Thank you so much for the most wonderful Valentine. I'm home sick today and took a nap this afternoon. You visited me in my dream; it felt so real! Thank you for the cuddles and love in my dream today. It was so wonderful to hold you again and see your face light up when you saw me. I'm sure you could feel how my heart lit up the moment I saw you and reached for you.
Happy Valentine's Day, baby girl. I love you and miss you.
Merry Christmas, baby girl. It's a new year and I can't help but think of you, always but especially this time of year. Catster friends have been visiting your page and sending pmails, leaving comments which is very sweet and thoughtful. I wish I had more video of you so that they could really get to know your adorable personality. It's hard for me to look at photos of you and to go to your page. I just miss you so much.

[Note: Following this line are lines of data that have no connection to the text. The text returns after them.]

# KirillHit/snn_for_object_detection

Hardware: AMD Instinct MI355X
Metric: event-frames/sec (BxT) SODa-3M GEN1 304x240 fwd+bwd (higher is better)
Workload: dtype f32 (16-bit split products)

## Files before the change

include/snn_hip.h:

```cpp
#ifndef SNN_HIP_H
#define SNN_HIP_H

#include <stddef.h>
#include <stdint.h>

#ifdef __cplusplus
extern "C" {
#endif

#define SNN_ABI_VERSION 20

enum {
    SNN_NEURON_NONE = 0,
    SNN_NEURON_LIF = 1,
    SNN_NEURON_LI = 2,
    SNN_NEURON_LI_TANH = 3,
    SNN_NEURON_SLI = 4,
    SNN_NEURON_SYNAPSE = 5
};

enum { SNN_PREC_FP32 = 0, SNN_PREC_BF16X3 = 1, SNN_PREC_BF16X6 = 3, SNN_PREC_FP16X3 = 4, SNN_PREC_BF16X1 = 5,
       SNN_PREC_BF16S = 6 };

enum { SNN_SCAN_WIDE_ADDRESSING = 1,
// ... 95 lines not shown
int snn_conv2d_spikes_wgrad(const float* vdec, int64_t ld, float v_th, const float* dy, int64_t lddy, float* dw, int64_t N,
                            int H, int W, int Cin, int Ho, int Wo, int Cout, int KH, int KW, int stride, int pad,
                            int accumulate, float* workspace, int splitk, void* stream);
int snn_conv3x3_halo_spikes(const float* vdec, int64_t ld, float v_th, const void* w_image, float* y, int64_t ldy, int64_t N,
                            int H, int W, int Cin, int Cout, double* bn_partial, int frames_per_step, int* bn_layout,
                            void* stream);

int snn_conv1x1_mask_supported(int64_t N, int H, int W, int Cin, int Cout, const uint32_t* mask, int64_t ld_mask,
                               const float* w, const float* y, int64_t ldy, const float* dy, int64_t lddy, const float* dw,
                               int fwd_precision, int bwd_precision);
int snn_conv1x1_mask_fwd(const uint32_t* mask, int64_t ld_mask, const float* w, float* y, int64_t ldy, int64_t N, int H, int W,
                         int Cin, int Cout, void* stream);
int snn_conv1x1_mask_wgrad(const uint32_t* mask, int64_t ld_mask, const float* dy, int64_t lddy, float* dw, int64_t N, int H,
                           int W, int Cin, int Cout, int accumulate, float* workspace, int splitk, void* stream);

size_t snn_bn_stats_partial_size(int T, int64_t M, int C);
int snn_bn_stats(const float* y, int64_t ldy, int T, int64_t M, int C, double* partial, void* stream);
int snn_bn_stats_finalize(const double* partial, int chunks, int rows_per_chunk, int T, int64_t M, int C,
                          const float* gamma, const float* bias, float eps, float momentum,
                          float* running_mean, float* running_var, int use_running,
                          float* mean, float* invstd, float* alpha, float* beta, void* stream);

int snn_bn_stats_reduce(const double* partial, int chunks, int rows_per_chunk, int T, int64_t M, int C, double* sums,
                        void* stream);
int snn_bn_stats_from_sums(const double* sums, int T, int64_t M_total, int C,
                           const float* gamma, const float* bias, float eps, float momentum,
                           float* running_mean, float* running_var,
                           float* mean, float* invstd, float* alpha, float* beta,
                           double* var_scratch, void* stream);

// ... 278 lines not shown
```

snn_for_object_detection_amd/_hip.py:

```python

import ctypes
import os
from ctypes import POINTER, Structure, c_char_p, c_double, c_float, c_int, c_int32, c_int64, c_size_t, c_void_p

_HERE = os.path.dirname(os.path.abspath(__file__))
LIB_PATH = os.environ.get("SNN_HIP_LIB") or os.path.join(_HERE, "libsnn_hip.so")

NEURON_NONE, NEURON_LIF, NEURON_LI, NEURON_LI_TANH, NEURON_SLI, NEURON_SYNAPSE = 0, 1, 2, 3, 4, 5
POOL_AVG, POOL_MAX, POOL_SUM = 0, 1, 2
ACT_RELU, ACT_SILU, ACT_TANH = 0, 1, 2
ABI_VERSION = 20
PREC_FP32, PREC_BF16X3, PREC_BF16X6, PREC_FP16X3, PREC_BF16X1, PREC_BF16S = 0, 1, 3, 4, 5, 6
SCAN_WIDE_ADDRESSING, SCAN_LAST_STEP_ONLY, SCAN_BF16_STORAGE, SCAN_SPIKES_FROM_VDEC, SCAN_SUMS_FROM_STATE = 1, 2, 4, 8, 16
SCAN_STATE_LOOKBACK = 32
SCAN_SPIKE_MASK = 32
SURR_SUPER, SURR_TRIANGLE, SURR_SIGMOID, SURR_ATAN = 0, 1, 2, 3
ACTIVITY_NONZERO_F32, ACTIVITY_NONZERO_BF16, ACTIVITY_ABOVE_F32, ACTIVITY_ABOVE_BF16, ACTIVITY_MASK = 0, 1, 2, 3, 4
EVENT_REPS = {"binary": 0, "count": 1, "time": 2, "voxel": 3}
LOSS_CLS_MODES = {"ce": 0, "focal": 1}
LOSS_BOX_MODES = {"l1": 0, "giou": 1, "diou": 2, "ciou": 3}


class NeuronParams(Structure):
    _fields_ = [("c_mem", c_float), ("c_syn", c_float), ("v_leak", c_float), ("v_th", c_float),
# ... 36 lines not shown
    "snn_conv3x3_halo": (c_int, [_P, _L, _P, _P, _L, _L, _I, _I, _I, _I, _P, _L, _P, _L, _P, _I, _P, _I, _P]),
    "snn_conv2d_dgrad": (c_int, [_P, _L, _P, _P, _P, _L, _L, _I, _I, _I, _I, _I, _I, _I, _I, _I, _I, _P, _L, _P, _L,
                                 _I, _P]),
    "snn_conv2d_wgrad": (c_int, [_P, _L, _P, _L, _P, _L, _I, _I, _I, _I, _I, _I, _I, _I, _I, _I, _I, _P, _I, _I,
                                 _P]),
    "snn_conv2d_wgrad_splitk": (c_int, [_L, _I, _I, _I, _I, _I, _I, _I, _I, _I, _I, _I]),
    "snn_conv2d_wgrad_kernel": (c_int, [_L, _I, _I, _I, _I, _I, _I, _I, _I, _I, _I, _I]),
    "snn_conv2d_gather_plan": (c_int, [_I, _L, _I, _I, _I, _I, _I, _I, _I, _I, _I, _I, _L, _L, _I, _I, _I, _I, _I, _I, _I, _P]),
    "snn_conv2d_wgrad_plan": (c_int, [_L, _I, _I, _I, _I, _I, _I, _I, _I, _I, _I, _L, _L, _I, _I, _I, _I, _P]),
    "snn_conv1x1_spikes_supported": (c_int, [_L, _I, _I, _I, _I, _L, _I, _I]),
    "snn_conv1x1_spikes_fwd": (c_int, [_P, _L, _F, _P, _P, _L, _L, _I, _I, _I, _I, _P]),
    "snn_conv1x1_spikes_wgrad": (c_int, [_P, _L, _F, _P, _L, _P, _L, _I, _I, _I, _I, _I, _P, _I, _P]),
    "snn_conv1x1_mask_supported": (c_int, [_L, _I, _I, _I, _I, _P, _L, _P, _P, _L, _P, _L, _P, _I, _I]),
    "snn_conv1x1_mask_fwd": (c_int, [_P, _L, _P, _P, _L, _L, _I, _I, _I, _I, _P]),
    "snn_conv1x1_mask_wgrad": (c_int, [_P, _L, _P, _L, _P, _L, _I, _I, _I, _I, _I, _P, _I, _P]),
    "snn_conv2d_spikes_supported": (c_int, [_L, _I, _I, _I, _I, _I, _I, _I, _I, _I, _I, _L, _I, _I]),
    "snn_conv2d_spikes_fwd": (c_int, [_P, _L, _F, _P, _P, _L, _L, _I, _I, _I, _I, _I, _I, _I, _I, _I, _I, _P, _I, _P, _P]),
    "snn_conv2d_spikes_wgrad": (c_int, [_P, _L, _F, _P, _L, _P, _L, _I, _I, _I, _I, _I, _I, _I, _I, _I, _I, _I, _P, _I, _P]),
    "snn_conv3x3_halo_spikes": (c_int, [_P, _L, _F, _P, _P, _L, _L, _I, _I, _I, _I, _P, _I, _P, _P]),
    "snn_bn_stats_partial_size": (c_size_t, [_I, _L, _I]),
    "snn_bn_stats": (c_int, [_P, _L, _I, _L, _I, _P, _P]),
    "snn_bn_stats_finalize": (c_int, [_P, _I, _I, _I, _L, _I, _P, _P, _F, _F, _P, _P, _I, _P, _P, _P, _P, _P]),
    "snn_bn_stats_reduce": (c_int, [_P, _I, _I, _I, _L, _I, _P, _P]),
    "snn_bn_stats_from_sums": (c_int, [_P, _I, _L, _I, _P, _P, _F, _F, _P, _P, _P, _P, _P, _P, _P, _P]),
    "snn_bn_bwd_reduce": (c_int, [_P, _I, _L, _I, _P, _P]),
    "snn_bn_bwd_coef": (c_int, [_P, _P, _P, _I, _L, _I, _P, _P, _P, _P, _P, _P, _P, _P, _I, _P]),
    "snn_affine_neuron_fwd": (c_int, [_I, _P, _L, _P, _P, _P, _P, _P, _L, _P, _L, _P, _P, _P, _I, _L, _I,
                                      POINTER(NeuronParams), _I, _P]),
    "snn_affine_neuron_fwd_mask": (c_int, [_I, _P, _L, _P, _P, _P, _P, _P, _L, _P, _L, _P, _P, _P, _I, _L, _I,
                                           POINTER(NeuronParams), _I, _P, _P, _L]),
# ... 144 lines not shown
```

snn_for_object_detection_amd/csrc/conv_wgrad.hip:

```cpp
#include <stdlib.h>
#include <type_traits>
#include "conv_common.h"

namespace {

constexpr int WB_K = 32;

struct WgradGeom {
    int64_t Mtot;
    int H, W, Cin, Ho, Wo, Cout, KH, KW, stride, pad;
    int64_t ldx, lddy;
    int Ktot;
    int64_t pix_per_split;
    int tiles_m, tiles_n, splitk;
    int nimg;
    float x_th;
};

template <int TM, int TN, int WM, int WN, bool VEC>
__global__ __launch_bounds__(kThreads, SNN_CONV_MIN_WAVES) void k_conv_wgrad(const float* __restrict__ x, const float* __restrict__ dy,
                                                         float* __restrict__ ws, WgradGeom g) {
    static_assert(WM * WN == 4, "4 waves");
    constexpr int BMc = 32 * TM * WM, BNk = 32 * TN * WN;
    constexpr int DG = BMc / 4, XG = BNk / 4;
// ... 159 lines not shown
    float* slab = ws + (int64_t)z * g.Cout * (int64_t)g.Ktot;
#pragma unroll
    for (int i = 0; i < TM; ++i)
#pragma unroll
        for (int j = 0; j < TN; ++j) {
            const int kc = kc0 + (wn * TN + j) * 32 + r;
            if (kc >= g.Ktot) continue;
#pragma unroll
            for (int e = 0; e < 16; ++e) {
                const int co = co0 + (wm * TM + i) * 32 + (e & 3) + 8 * (e >> 2) + 4 * h;
                if (co < g.Cout) slab[(int64_t)co * g.Ktot + kc] = acc[i][j][e];
            }
        }
}
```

I was so naive. I really expected to have you with me for at least 20 years. I never expected to lose you so suddenly.
Lucy and the kittens are doing well. I don't know how much longer I can refer to the boys as kittens- they are almost 2 years old. Sophie is showing her age and some days are better for her than others. When her time comes to cross the bridge, I hope I'll find some comfort in knowing that you two are together again. Until then, Lucy, the boys, and I will continue to give her lots of love and peace in her golden years.